Cette page a été validée par deux contributeurs.
761
GOETHE ET LA COMTESSE STOLBERG.

présence animait, ne pouvait manquer d’attirer Goethe. On le voyait alors passer des semaines entières à Offenbach, où il s’établissait chez un maître Jean-André, fabricant de soie et compositeur d’opéras comiques, industriel par état, artiste par goût, que la passion musicale de Lili rendait indispensable dans la maison de son oncle. Ce Jean-André, excellent homme au fond et compatissant du meilleur de son ame au langoureux martyre des jeunes gens, leur ménageait pendant ses séances de ravissantes entrevues. Dès qu’il arrivait le soir, on l’installait au piano, et, s’il commençait à jouer sa musique, Goethe et Lili en avaient pour jusqu’à minuit de mystérieuses causeries et d’étreintes furtives ! Goethe, en reconnaissance des services que cet excellent homme rendait à ses amours, composa pour lui un poème d’opéra. C’était à coup sûr le moins qu’il pouvait faire.

« J’arrivais toujours un peu tard dans la soirée, et, s’il y avait du monde là, je n’en observais pas moins l’impression que mon entrée produisait sur elle. Si peu que je restais, j’avais à cœur de me rendre utile, fût-ce le moins du monde, et je ne la quittais jamais sans qu’elle m’eût chargé de quelque commission. Cette espèce de servage m’a toujours semblé la meilleure fortune qui puisse arriver à un homme en pareille circonstance, et j’admire fort la manière puissante, bien qu’un peu obscure, dont s’expliquent sur ce point les vieux romans de chevalerie. Qu’elle exerçât sur moi une domination irrésistible, je ne cherche pas le moins du monde à le cacher, et certes elle pouvait très bien se permettre cette vanité-là ; en de telles rencontres, vainqueur et vaincu triomphent à la fois, et c’est le cas de se complaire l’un et l’autre en un égal sentiment d’orgueil. — Cette manière souvent trop rapide dont j’intervenais n’en avait que plus d’action. Je ne manquais jamais de trouver maître André avec une provision de musique toute prête ; de mon côté, j’apportais aussi du nouveau, soit de mon propre fond, soit de celui des autres, et les fleurs poétiques et musicales pleuvaient.
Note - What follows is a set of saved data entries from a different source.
template <int UNITS>
__global__ __launch_bounds__(64, 2) void window_attention_reg_kernel(const float *__restrict__ qkv, int B, int H, int W, int C,
                                                                     int heads, int shift, const float *__restrict__ table,
                                                                     float *__restrict__ out, int total)
{
    __shared__ float Ts[UNITS][232];
    const int lane = threadIdx.x, c = lane & 31, hf = lane >> 5;
    const int nwx = W >> 3, nwy = H >> 3;
    struct Unit { int h, wx, wy, n; };
    auto unit_of = [&](int bid) {
        Unit g;
        g.h = bid % heads;
        bid /= heads;
        g.wx = bid % nwx;
        bid /= nwx;
        g.wy = bid % nwy;
        g.n = bid / nwy;
        return g;
    };
    Unit gs[UNITS];
    bool has[UNITS];
#pragma unroll
    for (int u = 0; u < UNITS; ++u) {
        const int bid = (int)blockIdx.x * UNITS + u;
        has[u] = bid < total;
        gs[u] = unit_of(has[u] ? bid : total - 1);
        for (int i = lane; i < 225; i += 64) Ts[u][i] = table[i * heads + gs[u].h];
    }
    const float scale = 0.17677669529663687f;
    auto rowtok = [&](const Unit &g, int iy) { int y = g.wy * 8 + iy + shift; if (y >= H) y -= H; return y * W; };
    auto coltok = [&](const Unit &g, int ix) { int x = g.wx * 8 + ix + shift; if (x >= W) x -= W; return x; };
    auto qb = [&](const Unit &g) { return qkv + (size_t)g.n * H * W * 3 * C + g.h * ATT_HD; };

    float ak[2][16], bq[2][16];
    auto load_qk = [&](const Unit &g) {
        const float *qbase = qb(g);
#pragma unroll
        for (int tI = 0; tI < 2; ++tI) {
            const int w = 32 * tI + c;
            const unsigned tok = (unsigned)(rowtok(g, w >> 3) + coltok(g, w & 7));
            const float *kp = qbase + tok * (unsigned)(3 * C) + C, *qp = qbase + tok * (unsigned)(3 * C);
#pragma unroll
            for (int d4 = 0; d4 < 8; ++d4) {
                const float4 kv = ld4(kp + 4 * d4), qv = ld4(qp + 4 * d4);
                ak[tI][2 * d4] = hf ? kv.y : kv.x;
                ak[tI][2 * d4 + 1] = hf ? kv.w : kv.z;
                bq[tI][2 * d4] = (hf ? qv.y : qv.x) * scale;
                bq[tI][2 * d4 + 1] = (hf ? qv.w : qv.z) * scale;
            }
        }
    };
    load_qk(gs[0]);
#pragma unroll
    for (int u = 0; u < UNITS; ++u) {
        if (!has[u]) break;
        const Unit g = gs[u];
        const float *qbase = qb(g);
        float *obase = out + (size_t)g.n * H * W * C + g.h * ATT_HD;
        const bool masked = shift > 0 && (g.wy == nwy - 1 || g.wx == nwx - 1);
        att_f32x16 sc[2][2];
#pragma unroll
        for (int tj = 0; tj < 2; ++tj)
#pragma unroll
            for (int ti = 0; ti < 2; ++ti)
#pragma unroll
                for (int r = 0; r < 16; ++r) sc[tj][ti][r] = 0.f;
#pragma unroll
        for (int st = 0; st < 16; ++st)
#pragma unroll
            for (int tj = 0; tj < 2; ++tj)
#pragma unroll
                for (int ti = 0; ti < 2; ++ti) sc[tj][ti] = __builtin_amdgcn_mfma_f32_32x32x2f32(ak[tj][st], bq[ti][st], sc[tj][ti], 0, 0, 0);

        float vf[2][16];
        {
            const float *vb = qbase + 2 * C + c;
            unsigned cto[4];
#pragma unroll
            for (int e = 0; e < 4; ++e) cto[e] = (unsigned)coltok(g, e + 4 * hf) * (unsigned)(3 * C);
#pragma unroll
            for (int tj = 0; tj < 2; ++tj)
#pragma unroll
                for (int r = 0; r < 16; ++r) {
                    const unsigned ro = (unsigned)__builtin_amdgcn_readfirstlane(rowtok(g, (r >> 2) + 4 * tj)) * (unsigned)(3 * C);
                    vf[tj][r] = vb[ro + cto[r & 3]];
                }
        }
        if (u + 1 < UNITS && has[u + 1 < UNITS ? u + 1 : u]) load_qk(gs[u + 1 < UNITS ? u + 1 : u]);
#pragma unroll
        for (int ti = 0; ti < 2; ++ti) {
            const int i = 32 * ti + c, iy = i >> 3, ix = i & 7;
            const int tb = (iy + 7) * 15 + ix + 7 - 4 * hf;
            unsigned rowdiff = 0, coldiff = 0;
            if (masked) {
                const int ysi = g.wy * 8 + iy, xsi = g.wx * 8 + ix;
                const int ryi = ysi < H - 8 ? 0 : (ysi < H - shift ? 1 : 2), rxi = xsi < W - 8 ? 0 : (xsi < W - shift ? 1 : 2);
#pragma unroll
                for (int q = 0; q < 8; ++q) {
                    const int ysj = g.wy * 8 + q, xsj = g.wx * 8 + q;
                    const int ryj = ysj < H - 8 ? 0 : (ysj < H - shift ? 1 : 2), rxj = xsj < W - 8 ? 0 : (xsj < W - shift ? 1 : 2);
                    rowdiff |= (ryj != ryi ? 1u : 0u) << q;
                    coldiff |= (rxj != rxi ? 1u : 0u) << q;
                }
                coldiff >>= 4 * hf;
            }
            float m = -INFINITY;
#pragma unroll
            for (int tj = 0; tj < 2; ++tj)
#pragma unroll
                for (int r = 0; r < 16; ++r) {
                    const int jy = (r >> 2) + 4 * tj, jxl = r & 3;
                    float a1 = sc[tj][ti][r] + Ts[u][tb - 15 * jy - jxl];
                    if (masked) a1 = a1 + ((((rowdiff >> jy) | (coldiff >> jxl)) & 1u) ? -100.0f : 0.0f);
                    sc[tj][ti][r] = a1;
                    m = a1 > m ? a1 : m;
                }
            {
                const float mo = __shfl_xor(m, 32, 64);
                m = mo > m ? mo : m;
            }
            float part = 0.f;
#pragma unroll
            for (int tj = 0; tj < 2; ++tj)
#pragma unroll
                for (int r = 0; r < 16; r += 2) {
                    const det_f32x2 e = det_expf2(det_f32x2{sc[tj][ti][r] - m, sc[tj][ti][r + 1] - m});
                    sc[tj][ti][r] = e[0];
                    sc[tj][ti][r + 1] = e[1];
                    part = part + e[0];
                    part = part + e[1];
                }
            const float other = __shfl_xor(part, 32, 64);
            const float rinv = 1.0f / (hf ? other + part : part + other);
#pragma unroll
            for (int tj = 0; tj < 2; ++tj) sc[tj][ti] = sc[tj][ti] * rinv;
        }

        att_f32x16 oc[2];
#pragma unroll
        for (int ti = 0; ti < 2; ++ti)
#pragma unroll
            for (int r = 0; r < 16; ++r) oc[ti][r] = 0.f;
#pragma unroll
        for (int tj = 0; tj < 2; ++tj)
#pragma unroll
            for (int r = 0; r < 16; ++r)
#pragma unroll
                for (int ti = 0; ti < 2; ++ti) oc[ti] = __builtin_amdgcn_mfma_f32_32x32x2f32(sc[tj][ti][r], vf[tj][r], oc[ti], 0, 0, 0);

        {
            float *ob = obase + c;
            unsigned cto[4];
#pragma unroll
            for (int e = 0; e < 4; ++e) cto[e] = (unsigned)coltok(g, e + 4 * hf) * (unsigned)C;
#pragma unroll
            for (int ti = 0; ti < 2; ++ti)
#pragma unroll
                for (int r = 0; r < 16; ++r) {
                    const unsigned ro = (unsigned)__builtin_amdgcn_readfirstlane(rowtok(g, (r >> 2) + 4 * ti)) * (unsigned)C;
                    ob[ro + cto[r & 3]] = oc[ti][r];
                }
        }
    }
}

Si, pendant le jour, diverses circonstances me retenaient loin d’elle, les belles soirées au grand air multipliaient pour nous les occasions d’être ensemble. Voici entre autres un souvenir que les cœurs amoureux recueilleront avec intérêt : — Un soir, par le plus beau clair de lune, nous nous étions promenés tard dans la campagne, et, après avoir reconduit sa société de porte en porte et fini par prendre congé d’elle, je me sentis si peu envie de dormir, que la fantaisie me vint de commencer une nouvelle promenade. Jaloux de me retrouver seul avec mes pensées et mes espérances, je m’en allai rejoindre la grande route de Francfort et m’assis sur un banc, dans le silence de la nuit la plus pure, sous l’éblouissante coupole du ciel étoilé, afin de n’appartenir qu’à elle et à moi-même.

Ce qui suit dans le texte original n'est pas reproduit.